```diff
+          scan_main(acc, p == 1 ? c : ct, p == 1 ? half : -1);
+        }
+      }
+    };
+
     if (round == 0) MFX_STAMP(3);
 #ifdef MFX_STAMPS_RND
     if (a.stamps && tid == 0 && round < 4) a.stamps[(size_t)blockIdx.x * 16 + 2 * round + 1] = __builtin_amdgcn_s_memtime();
@@ -466,13 +614,15 @@
           if (c < ntiles) {
             if (rt_valid) { mfma_chunk(b0); scan_pre(c); }
             if (exp_gen && c + 2 < ntiles) gen_store(c + 2, b2);
-            if (rt_valid) scan_main(acc, c);
+            if constexpr (RF) scan_both(c, c, b0);
+            else if (rt_valid) scan_main(acc, c);
             if (exp_gen && c + 3 < ntiles) gen_load(c + 3);
           }
         } else {
           if (c >= 1 && rt_valid) scan_pre(c - 1);
           if (exp_gen && c + 1 < ntiles) gen_store(c + 1, b1);
-          if (c >= 1 && rt_valid) scan_main(acc, c - 1);
+          if constexpr (RF) scan_both(c >= 1 ? c - 1 : -1, c, b0);
+          else if (c >= 1 && rt_valid) scan_main(acc, c - 1);
           if (exp_gen && c + 2 < ntiles) gen_load(c + 2);
           if (c < ntiles && rt_valid) mfma_chunk(b0);
         }
@@ -509,5 +659,7 @@
     if (a.stamps && lane == 0 && round < 3) atomicAdd(&a.stamps[(size_t)blockIdx.x * 16 + 9 + round], (unsigned long long)dbg_flagged + ((unsigned long long)dbg_groups << 32));
 #endif
   }
-  k2s_finish<KS, NB, BR, XC, NW * 64, WG>(a, L, VX, vox, wave, lane, bs1, bn1);
+  int wave_fin = wave;
+  if constexpr (RF) asm volatile("" : "+v"(wave_fin));
+  k2s_finish<KS, NB, BR, XC, PQF, WG>(a, L, VX, vox, wave_fin, lane, bs1, bn1);
 }
diff --git a/microstructure_fingerprinting_amd/csrc/k2s_launch.h b/microstructure_fingerprinting_amd/csrc/k2s_launch.h
--- a/microstructure_fingerprinting_amd/csrc/k2s_launch.h
+++ b/microstructure_fingerprinting_amd/csrc/k2s_launch.h
@@ -2,11 +2,11 @@
 #include "mfx_host.h"
 #include "fit_k2s.hip"
 
-template <int KS, bool BR, int NB>
+template <int KS, bool BR, int NB, bool RF = false>
 static int launch_k2s_t(const FitK2Args& a, int nvox, hipStream_t st) {
   MfxThread& T = mfx_thread();
-  const size_t lds = mfx_k2s_lds_bytes(KS, a.T.N, BR, NB);
-  auto kern = mfx_fit_k2s_kernel<KS, BR, NB>;
+  const size_t lds = mfx_k2s_lds_bytes(KS, a.T.N, BR, NB, RF);
+  auto kern = mfx_fit_k2s_kernel<KS, BR, NB, false, RF>;
   HIPCHK(hipFuncSetAttribute((const void*)kern, hipFuncAttributeMaxDynamicSharedMemorySize, (int)lds));
   StreamMem fbm(st);
   HIPCHK(fbm.alloc(sizeof(int) * ((size_t)nvox + 8)));
@@ -30,8 +30,19 @@
   return mfx_fb_accumulate_audit(fb + 2, st);
 }
 
+template <int KS>
+static bool k2s_fold_applies(const FitK2Args& a, bool br, int NB) {
+  const int N = a.T.N, ntiles = (N + 31) / 32;
+  return NB == 3 && KS <= 13 && ntiles > 1 && ntiles % 8 == 1 && N - 32 * (ntiles - 1) <= 16 &&
+         mfx_k2s_lds_bytes(KS, N, br, 3, true) <= 160 * 1024;
+}
+
 #define MFX_K2S_TU(KS_, NAME_)                                                            \
   int NAME_(const FitK2Args& a, int nvox, hipStream_t st, bool br, int NB) {              \
+    if constexpr (KS_ <= 13) {                                                            \
+      if (k2s_fold_applies<KS_>(a, br, NB))                                               \
+        return br ? launch_k2s_t<KS_, true, 3, true>(a, nvox, st) : launch_k2s_t<KS_, false, 3, true>(a, nvox, st); \
+    }                                                                                     \
     if (NB == 3) return br ? launch_k2s_t<KS_, true, 3>(a, nvox, st) : launch_k2s_t<KS_, false, 3>(a, nvox, st); \
     return br ? launch_k2s_t<KS_, true, 2>(a, nvox, st) : launch_k2s_t<KS_, false, 2>(a, nvox, st);              \
   }
diff --git a/microstructure_fingerprinting_amd/csrc/k2s_shared.h b/microstructure_fingerprinting_amd/csrc/k2s_shared.h
--- a/microstructure_fingerprinting_amd/csrc/k2s_shared.h
+++ b/microstructure_fingerprinting_amd/csrc/k2s_shared.h
@@ -1,6 +1,7 @@
 #pragma once
 
-template <int KS, int NB, bool BR, bool XC, int PQF>
+#define K2S_RF_PQ 64
+template <int KS, int NB, bool BR, bool XC, int PQF, bool RF = false>
 struct K2sLds {
   static constexpr int MP = KS * 16;
   double* smem;
@@ -26,6 +27,8 @@
   int* s_evl4;
   float* s_xf;
   float* s_uf;
+  _Float16* sRh;
+  _Float16* sRl;
   __device__ __forceinline__ K2sLds(double* smem_, int NP) : smem(smem_) {
     sBh = (_Float16*)smem;
     sBl = sBh + NB * KS * 512;
@@ -49,6 +52,8 @@
     s_evl4 = s_r1 + (BR ? 4 * MP : 0);
     s_xf = (float*)(s_evl4 + (KS < 8 ? MFX_S_CAP : 0));
     s_uf = s_xf + (XC ? MP : 0);
+    sRh = (_Float16*)(s_uf + (XC ? 2 * NP : 0));
+    sRl = sRh + (RF ? (KS + 1) / 2 * 512 : 0);
   }
 };
 #define K2S_UNPACK(L) \
@@ -106,8 +111,8 @@
   L.s_cand[idx].j = j;
 }
 
-template <int KS, int NB, bool BR, bool XC, int PQF, int WG>
-__device__ __forceinline__ K2sVoxel k2s_prologue(const FitK2Args& a, const K2sLds<KS, NB, BR, XC, PQF>& L, const int vox, const int tid) {
+template <int KS, int NB, bool BR, bool XC, int PQF, int WG, bool RF = false>
+__device__ __forceinline__ K2sVoxel k2s_prologue(const FitK2Args& a, const K2sLds<KS, NB, BR, XC, PQF, RF>& L, const int vox, const int tid) {
   constexpr int MP = KS * 16, NW = WG / 64;
   const int lane = tid & 63, wave = tid >> 6;
   const int M = a.P.M, N = a.T.N, ldn = a.T.ldn;
@@ -344,8 +349,8 @@
   return K2sVoxel{y_sq, yx, ramp, dc_eff, mrg, etol};
 }
 
-template <int KS, int NB, bool BR, bool XC, int PQF, int WG>
-__device__ __forceinline__ void k2s_finish(const FitK2Args& a, const K2sLds<KS, NB, BR, XC, PQF>& L, const K2sVoxel& VX, const int vox,
+template <int KS, int NB, bool BR, bool XC, int PQF, int WG, bool RF = false>
+__device__ __forceinline__ void k2s_finish(const FitK2Args& a, const K2sLds<KS, NB, BR, XC, PQF, RF>& L, const K2sVoxel& VX, const int vox,
                                            const int wave, const int lane, const double bs1, const int bn1) {
   constexpr int MP = KS * 16, NW = WG / 64;
   const int M = a.P.M, N = a.T.N;
diff --git a/microstructure_fingerprinting_amd/csrc/mfx_api.hip b/microstructure_fingerprinting_amd/csrc/mfx_api.hip
--- a/microstructure_fingerprinting_amd/csrc/mfx_api.hip
+++ b/microstructure_fingerprinting_amd/csrc/mfx_api.hip
@@ -498,10 +498,10 @@
   return fail(MFX_ERR_HIP, "fit kernels reported status 0x%x", st[0]);
 }
 
-size_t mfx_k2s_lds_bytes(int KS, int N, bool bracket, int NB) {
+size_t mfx_k2s_lds_bytes(int KS, int N, bool bracket, int NB, bool fold) {
   const size_t MP = (size_t)KS * 16, NP = ((size_t)N + 31) / 32 * 32;
   return (size_t)2 * NB * KS * 512 * 2 + 8 * (MP + 2 * MP + 32) + sizeof(Cand) * MFX_S_CAP + 16 + 4 * (2 * MP + 4) + 4 * (2 * MP) + 4 * (4 * NP) + 4 * MP + 4 * 8 * 64 +
-         (bracket ? 48 * MP : 0) + (KS < 8 ? 4 * MFX_S_CAP : 0);
+         (bracket ? 48 * MP : 0) + (KS < 8 ? 4 * MFX_S_CAP : 0) + (fold ? (size_t)2 * ((KS + 1) / 2) * 512 * 2 + 4 * 8 * 64 : 0);
 }
 
 size_t mfx_k2sx_lds_bytes(int KS, int N, bool bracket, int NB) {
diff --git a/microstructure_fingerprinting_amd/csrc/mfx_host.h b/microstructure_fingerprinting_amd/csrc/mfx_host.h
--- a/microstructure_fingerprinting_amd/csrc/mfx_host.h
+++ b/microstructure_fingerprinting_amd/csrc/mfx_host.h
@@ -105,7 +105,7 @@
 
 int mfx_launch_k2_f64(const FitK2Args& a, int nvox, hipStream_t st, bool record_events);
 bool mfx_k2_f64_fits(const FitK2Args& a);
-size_t mfx_k2s_lds_bytes(int KS, int N, bool bracket, int NB);
+size_t mfx_k2s_lds_bytes(int KS, int N, bool bracket, int NB, bool fold = false);
 int mfx_launch_k2s_ks4(const FitK2Args& a, int nvox, hipStream_t st, bool br, int NB);
 int mfx_launch_k2s_ks8(const FitK2Args& a, int nvox, hipStream_t st, bool br, int NB);
 int mfx_launch_k2s_ks13(const FitK2Args& a, int nvox, hipStream_t st, bool br, int NB);
```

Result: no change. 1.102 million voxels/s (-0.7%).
-=-=-=-=-
WHAT IS EXPECTED: Scan the material above for lines that contain the string "false", and copy each such line.

ANSWER BOX:
+template <int KS, bool BR, int NB, bool RF = false>
+  auto kern = mfx_fit_k2s_kernel<KS, BR, NB, false, RF>;
+        return br ? launch_k2s_t<KS_, true, 3, true>(a, nvox, st) : launch_k2s_t<KS_, false, 3, true>(a, nvox, st); \
     if (NB == 3) return br ? launch_k2s_t<KS_, true, 3>(a, nvox, st) : launch_k2s_t<KS_, false, 3>(a, nvox, st); \
     return br ? launch_k2s_t<KS_, true, 2>(a, nvox, st) : launch_k2s_t<KS_, false, 2>(a, nvox, st);              \
+template <int KS, int NB, bool BR, bool XC, int PQF, bool RF = false>
+template <int KS, int NB, bool BR, bool XC, int PQF, int WG, bool RF = false>
+template <int KS, int NB, bool BR, bool XC, int PQF, int WG, bool RF = false>
+size_t mfx_k2s_lds_bytes(int KS, int N, bool bracket, int NB, bool fold = false);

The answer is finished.